# preamplificador tl082



## armandl (Jul 30, 2011)

buenos dias 
quisiera pedirles su ayuda, quiero armar este preamplificador con microfono, quisiera saber si funciona bien segun el diagrama que adjunto,
y tambien quisiera saber que potencia alcanza este tl082 para poder ponerle una fuente de alimentacion correcta
gracias


----------



## Xander (Jul 31, 2011)

armandJ dijo:


> buenos dias
> quisiera pedirles su ayuda, quiero armar este preamplificador con microfono, quisiera saber si funciona bien segun el diagrama que adjunto,
> y tambien quisiera saber que potencia alcanza este tl082 para poder ponerle una fuente de alimentacion correcta
> gracias



Hola, creo que la mejor forma de saber si funciona bien o no, es que lo compruebes tu mismo...a mi parecer no se ve mal, debería andar...

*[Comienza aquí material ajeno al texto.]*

## Stream Res2Net weights via global_load_lds into triple-buffered LDS slots

Replaces the register-staged weight load/store with direct global-to-LDS DMA (global_load_lds) into three 64-column slots, splitting each tap into sub-steps and prefetching two steps ahead. Inner MFMA loop is rewritten with explicit ds_read_b128 software pipelining and precomputed lgkmcnt waits, and barriers use manual waitcnt control. This aims to remove the extra VGPR pressure and synchronization of wload/wstore and overlap weight traffic with compute, at the cost of complex hand-managed counters that can introduce hazards.

Result: no change. 57750 (median of 2 runs) (+0.3%).

```diff
diff --git a/speakerverification_amd/csrc/res2net.hip b/speakerverification_amd/csrc/res2net.hip
--- a/speakerverification_amd/csrc/res2net.hip
+++ b/speakerverification_amd/csrc/res2net.hip
@@ -20,19 +20,67 @@
     static constexpr int MI = MIT;
     static constexpr int TMAX = MW * MI * 32 < R2_TMAX ? MW * MI * 32 : R2_TMAX;
     static constexpr int U_BYTES = TMAX * ROWB;
-    static constexpr int W_BYTES = CW * ROWB;
+    static constexpr int SPT = CW / 64;
+    static constexpr int NSTEP = 3 * SPT;
+    static constexpr int SLOT = CW * 128;
+    static constexpr int ND = SLOT / (8 * 1024);
+    static constexpr int W_BYTES = 3 * SLOT;
     static constexpr int LDS = U_BYTES + W_BYTES;
-    static constexpr int WCH = CW * NCH / 512;
     static __device__ __forceinline__ int swz(int row) { return CW == 128 ? (row & 15) : ((row >> 1) & 7); }
+    static __device__ __forceinline__ int wswz(int n) { return (n >> 1) & 7; }
 };
+
+typedef __attribute__((address_space(3))) void lds_void;
+typedef __attribute__((address_space(1))) const void gbl_void;
+
+__device__ __forceinline__ void r2_barrier() {
+    asm volatile("" ::: "memory");
+    __builtin_amdgcn_s_waitcnt(0xc07f);
+    __builtin_amdgcn_s_barrier();
+    asm volatile("" ::: "memory");
+}
+template <int N> __device__ __forceinline__ void r2_wait_vm() {
+    static_assert(N >= 0 && N < 64, "vmcnt is six bits");
+    asm volatile("" ::: "memory");
+    __builtin_amdgcn_s_waitcnt(0x0f70 | (N & 15) | ((N >> 4) << 14));
+    asm volatile("" ::: "memory");
+}
+
+constexpr int R2_PD = 4;
+template <int MI> struct R2Pend { int n[4 * MI]; };
+template <int MI> constexpr R2Pend<MI> r2_make_pend() {
+    R2Pend<MI> t{};
+    constexpr int NM = 4 * MI;
+    for (int m = 0; m < NM; ++m) {
+        int pos = 0, px = -1, pw = -1;
+        if (m / MI == 0) pw = pos;
+        ++pos;
+        for (int j = 0; j < R2_PD && j < NM; ++j) { if (j == m) px = pos; ++pos; }
+        for (int s = 0; s <= m; ++s) {
+            if (s + R2_PD < NM) { if (s + R2_PD == m) px = pos; ++pos; }
+            if (s % MI == 0 && s / MI + 1 < 4) { if (s / MI + 1 == m / MI) pw = pos; ++pos; }
+        }
+        t.n[m] = pos - 1 - (px > pw ? px : pw);
+    }
+    return t;
+}
+__device__ __forceinline__ void r2_lds_read(u32x4& d, uint32_t addr) { asm volatile("ds_read_b128 %0, %1" : "=v"(d) : "v"(addr)); }
+__device__ __forceinline__ void r2_wait_frag(int n, u32x4& w, u32x4& x) {
+    if (n <= 0) asm volatile("s_waitcnt lgkmcnt(0)" : "+v"(w), "+v"(x));
+    else if (n == 1) asm volatile("s_waitcnt lgkmcnt(1)" : "+v"(w), "+v"(x));
+    else if (n == 2) asm volatile("s_waitcnt lgkmcnt(2)" : "+v"(w), "+v"(x));
+    else if (n == 3) asm volatile("s_waitcnt lgkmcnt(3)" : "+v"(w), "+v"(x));
+    else if (n == 4) asm volatile("s_waitcnt lgkmcnt(4)" : "+v"(w), "+v"(x));
+    else asm volatile("s_waitcnt lgkmcnt(5)" : "+v"(w), "+v"(x));
+}
 
 template <int CW, int MIT>
 __global__ __launch_bounds__(512, 2) void res2net_chain_kernel(Res2Params p) {
     typedef R2Cfg<CW, MIT> CF;
-    constexpr int ROWB = CF::ROWB, NCH = CF::NCH, MI = CF::MI, WCH = CF::WCH;
+    constexpr int ROWB = CF::ROWB, NCH = CF::NCH, MI = CF::MI, SPT = CF::SPT, NSTEP = CF::NSTEP, SLOT = CF::SLOT, ND = CF::ND;
     extern __shared__ __attribute__((aligned(16))) char smem[];
     char* U = smem;
-    char* Wt = smem + CF::U_BYTES;
+    char* Wr = smem + CF::U_BYTES;
 
     const int S = p.slices > 1 ? p.slices : 1;
     const int b = (int)blockIdx.x / S, si = (int)blockIdx.x - b * S;
@@ -48,30 +96,22 @@
     bf16_t* __restrict__ H2 = reinterpret_cast<bf16_t*>(p.H2) + ((int64_t)b * Tg + l0) * p.ld;
     const int s0 = c0 - l0, s1 = c1 - l0;
 
-    u32x4 wregs[WCH];
-    auto wload = [&](int layer, int tap) {
-        const char* wsrc = reinterpret_cast<const char*>(p.W[layer]);
-        int tid_w = tid;
-        asm volatile("" : "+v"(tid_w));
-#pragma unroll
-        for (int e = 0; e < WCH; ++e) {
-            const int c = tid_w + 512 * e;
-            const int n = c / NCH, ch = c % NCH;
-            wregs[e] = *reinterpret_cast<const u32x4*>(wsrc + ((int64_t)n * p.Kp + tap * CW) * 2 + ch * 16);
+    auto wissue = [&](int layer, int step, int slot) {
+        if (R2DBG && (p.debug & 4)) return;
+        const char* wsrc = reinterpret_cast<const char*>(p.W[layer]) + ((step / SPT) * CW + (step % SPT) * 64) * 2;
+        int lane_w = lane;
+        asm volatile("" : "+v"(lane_w));
+#pragma unroll
+        for (int d = 0; d < ND; ++d) {
+            const int piece = wave * ND + d;
+            const int n = piece * 8 + (lane_w >> 3);
+            const uint32_t o = ((uint32_t)n * (uint32_t)p.Kp) * 2u + (uint32_t)(((lane_w & 7) ^ CF::wswz(n)) << 4);
+            __builtin_amdgcn_global_load_lds((gbl_void*)(wsrc + o), (lds_void*)(Wr + slot * SLOT + piece * 1024), 16, 0, 0);
         }
     };
-    auto wstore = [&]() {
-        int tid_w = tid;
-        asm volatile("" : "+v"(tid_w));
-#pragma unroll
-        for (int e = 0; e < WCH; ++e) {
-            const int c = tid_w + 512 * e;
-            const int n = c / NCH, ch = c % NCH;
-            *reinterpret_cast<u32x4*>(Wt + n * ROWB + ((ch ^ CF::swz(n)) << 4)) = wregs[e];
-        }
-    };
-
-    wload(0, 0);
+
+    wissue(0, 0, 0); wissue(0, 1, 1); wissue(0, 2, 2);
+    __builtin_amdgcn_sched_barrier(0);
     {
         constexpr int RSTEP = 512 / NCH, RB0 = 4;
         const int row0 = tid / NCH, ch0 = tid % NCH;
@@ -97,8 +137,8 @@
             }
         }
     }
-    wstore();
-    __syncthreads();
+    r2_wait_vm<0>();
+    r2_barrier();
     const bool stamp = R2DBG && (p.debug & 64) && p.ts && tid == 0;
     unsigned long long tprev = 0;
     if (R2DBG && (p.debug & 64) && p.ts) tprev = __builtin_readcyclecounter();
@@ -121,8 +161,13 @@
         const bool noglob = R2DBG && (p.debug & 1);
 
         u32x4 cpre[NPRE];
-        for (int tap = 0; tap < 3; ++tap) {
-            if (tap == 2 && s < 7 && !noglob) {
+#pragma unroll
+        for (int q = 0; q < NSTEP; ++q) {
+            const int tap = q / SPT, half = q % SPT;
+            const bool dma = q >= 1 && (q + 2 < NSTEP || s < 7);
+            if (dma) { if (q + 2 < NSTEP) wissue(layer, q + 2, (q + 2) % 3); else wissue(layer + 1, q + 2 - NSTEP, q + 2 - NSTEP); }
+            __builtin_amdgcn_sched_barrier(0);
+            if (q == NSTEP - 2 && s < 7 && !noglob) {
                 int tid_p = tid;
                 asm volatile("" : "+v"(tid_p));
                 const int row0 = tid_p / NCH, ch0 = tid_p % NCH;
@@ -133,8 +178,6 @@
                     cpre[k] = __builtin_nontemporal_load(reinterpret_cast<const u32x4*>(h1s + ((uint32_t)rowc * (uint32_t)p.ld + (uint32_t)ch0 * 8u) * 2u));
                 }
             }
-            const bool more = !(s == 7 && tap == 2);
-            if (more && !(R2DBG && (p.debug & 4))) { if (tap < 2) wload(layer, tap + 1); else wload(layer + 1, 0); }
             const int delta = (tap - 1) * p.dil;
             int fh_t = fh, fr_t = fr;
             asm volatile("" : "+v"(fh_t), "+v"(fr_t));
@@ -144,26 +187,38 @@
                 const int t = (wq + CF::MW * i) * 32 + fr_t + delta;
                 const int row = min(max(reflect_idx(l0 + t, Tg) - l0, 0), T - 1);
                 rbase[i] = row * ROWB;
-                rsw[i] = CF::swz(row);
+                rsw[i] = CF::swz(row) ^ (half * 8);
             }
             const int wrow = (wn * 32 + fr_t);
-            const int wbase = wrow * ROWB, wsw = CF::swz(wrow);
+            const char* Ws = Wr + (q % 3) * SLOT + wrow * 128;
+            const int wsw = CF::wswz(wrow);
             if (!(R2DBG && (p.debug & 2))) {
-                constexpr int NK = CW / 16;
-#pragma unroll
-                for (int kk = 0; kk < NK; ++kk) {
-                    const int ch = 2 * kk + fh_t;
-                    const bf16x8 wf = *reinterpret_cast<const bf16x8*>(Wt + wbase + ((ch ^ wsw) << 4));
-                    bf16x8 xf[MI];
-#pragma unroll
-                    for (int i = 0; i < MI; ++i) xf[i] = *reinterpret_cast<const bf16x8*>(U + rbase[i] + ((ch ^ rsw[i]) << 4));
-#pragma unroll
-                    for (int i = 0; i < MI; ++i) acc[i] = __builtin_amdgcn_mfma_f32_32x32x16_bf16(wf, xf[i], acc[i], 0, 0, 0);
-                }
-            }
-            __syncthreads();
-            if (tap < 2) { if (!(R2DBG && (p.debug & 4))) wstore(); __syncthreads(); }
-        }
+                constexpr int NM = 4 * MI, NXB = R2_PD + 1;
+                constexpr R2Pend<MI> PT = r2_make_pend<MI>();
+                const uint32_t wa = (uint32_t)(uintptr_t)Ws, ua = (uint32_t)(uintptr_t)U;
+                u32x4 wb[2], xb[NXB];
+                auto rd_w = [&](int kk) { r2_lds_read(wb[kk & 1], wa + (((2 * kk + fh_t) ^ wsw) << 4)); };
+                auto rd_x = [&](int m) { r2_lds_read(xb[m % NXB], ua + rbase[m % MI] + (((2 * (m / MI) + fh_t) ^ rsw[m % MI]) << 4)); };
+                rd_w(0);
+#pragma unroll
+                for (int j = 0; j < R2_PD && j < NM; ++j) rd_x(j);
+#pragma unroll
+                for (int m = 0; m < NM; ++m) {
+                    const int kk = m / MI, i = m % MI;
+                    if (m + R2_PD < NM) rd_x(m + R2_PD);
+                    if (i == 0 && kk + 1 < 4) rd_w(kk + 1);
+                    r2_wait_frag(PT.n[m], wb[kk & 1], xb[m % NXB]);
+                    acc[i] = __builtin_amdgcn_mfma_f32_32x32x16_bf16(__builtin_bit_cast(bf16x8, wb[kk & 1]), __builtin_bit_cast(bf16x8, xb[m % NXB]), acc[i], 0, 0, 0);
+                }
+            }
+            if (q >= 2 && q < NSTEP - 1) {
+                if (!dma) r2_wait_vm<0>();
+                else if (q == NSTEP - 2 && !noglob) r2_wait_vm<ND + NPRE>();
+                else r2_wait_vm<ND>();
+            }
+            r2_barrier();
+        }
+        if (s < 7) wissue(layer + 1, 2, 2);
 
         R2_STAMP(s, 0)
         int fh_e = fh, fr_e = fr;
@@ -188,9 +243,9 @@
                 }
             }
         }
-        if (s < 7 && !(R2DBG && (p.debug & 4))) wstore();
-        __syncthreads();
+        r2_barrier();
         R2_STAMP(s, 1)
+        r2_wait_vm<0>();
 
         if (R2DBG && (p.debug & 32)) {
             for (int c = tid; c < T * NCH; c += 512) {
@@ -236,7 +291,7 @@
                 }
             }
         }
-        __syncthreads();
+        r2_barrier();
         R2_STAMP(s, 2)
     }
 #undef R2_STAMP
```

...no se a que te refieres con "que potencia alcanza", pero te recomiendo que veas la HOJA DE DATOS del TL082...

saludos!.


----------



## Gudino Roberto duberlin (Jul 31, 2011)

armandJ dijo:


> buenos dias
> quisiera pedirles su ayuda, quiero armar este preamplificador con microfono, quisiera saber si funciona bien segun el diagrama que adjunto,
> y tambien quisiera saber que potencia alcanza este tl082 para poder ponerle una fuente de alimentacion correcta
> gracias


Hola Amigo, el circuito necesita fuente simetrica para funcionar es decir +/-
Los terminales SV2-1 y Sv3-1 son GND.-


----------



## pandacba (Jul 31, 2011)

Deberia funcionar bien tiene una ganancia global de 1470 en tensión si el mic es de baja impedancia y señal pobre andara bien pero si es de alta impedancia y señal de 5mV puede saturr la salida.

No tenemso información del micrófono para saber a ciencia cierta, ni tampoco la sensibilidad del equipo al que sera aplicado

El consumo es bajísimo lo esta dispuesto para fuente simetrica que puede ir de -+9 a -+18V el consumo unos pocos mA, con lo cual un trafo de 100mA o menso sirve de sobra


----------



## armandl (Ago 2, 2011)

la verdad gracias por la los respuestas me parecieron muy acertadas y despejaron barias dudas,  ahora los probare el circuito y les comentare como anda saludos


----------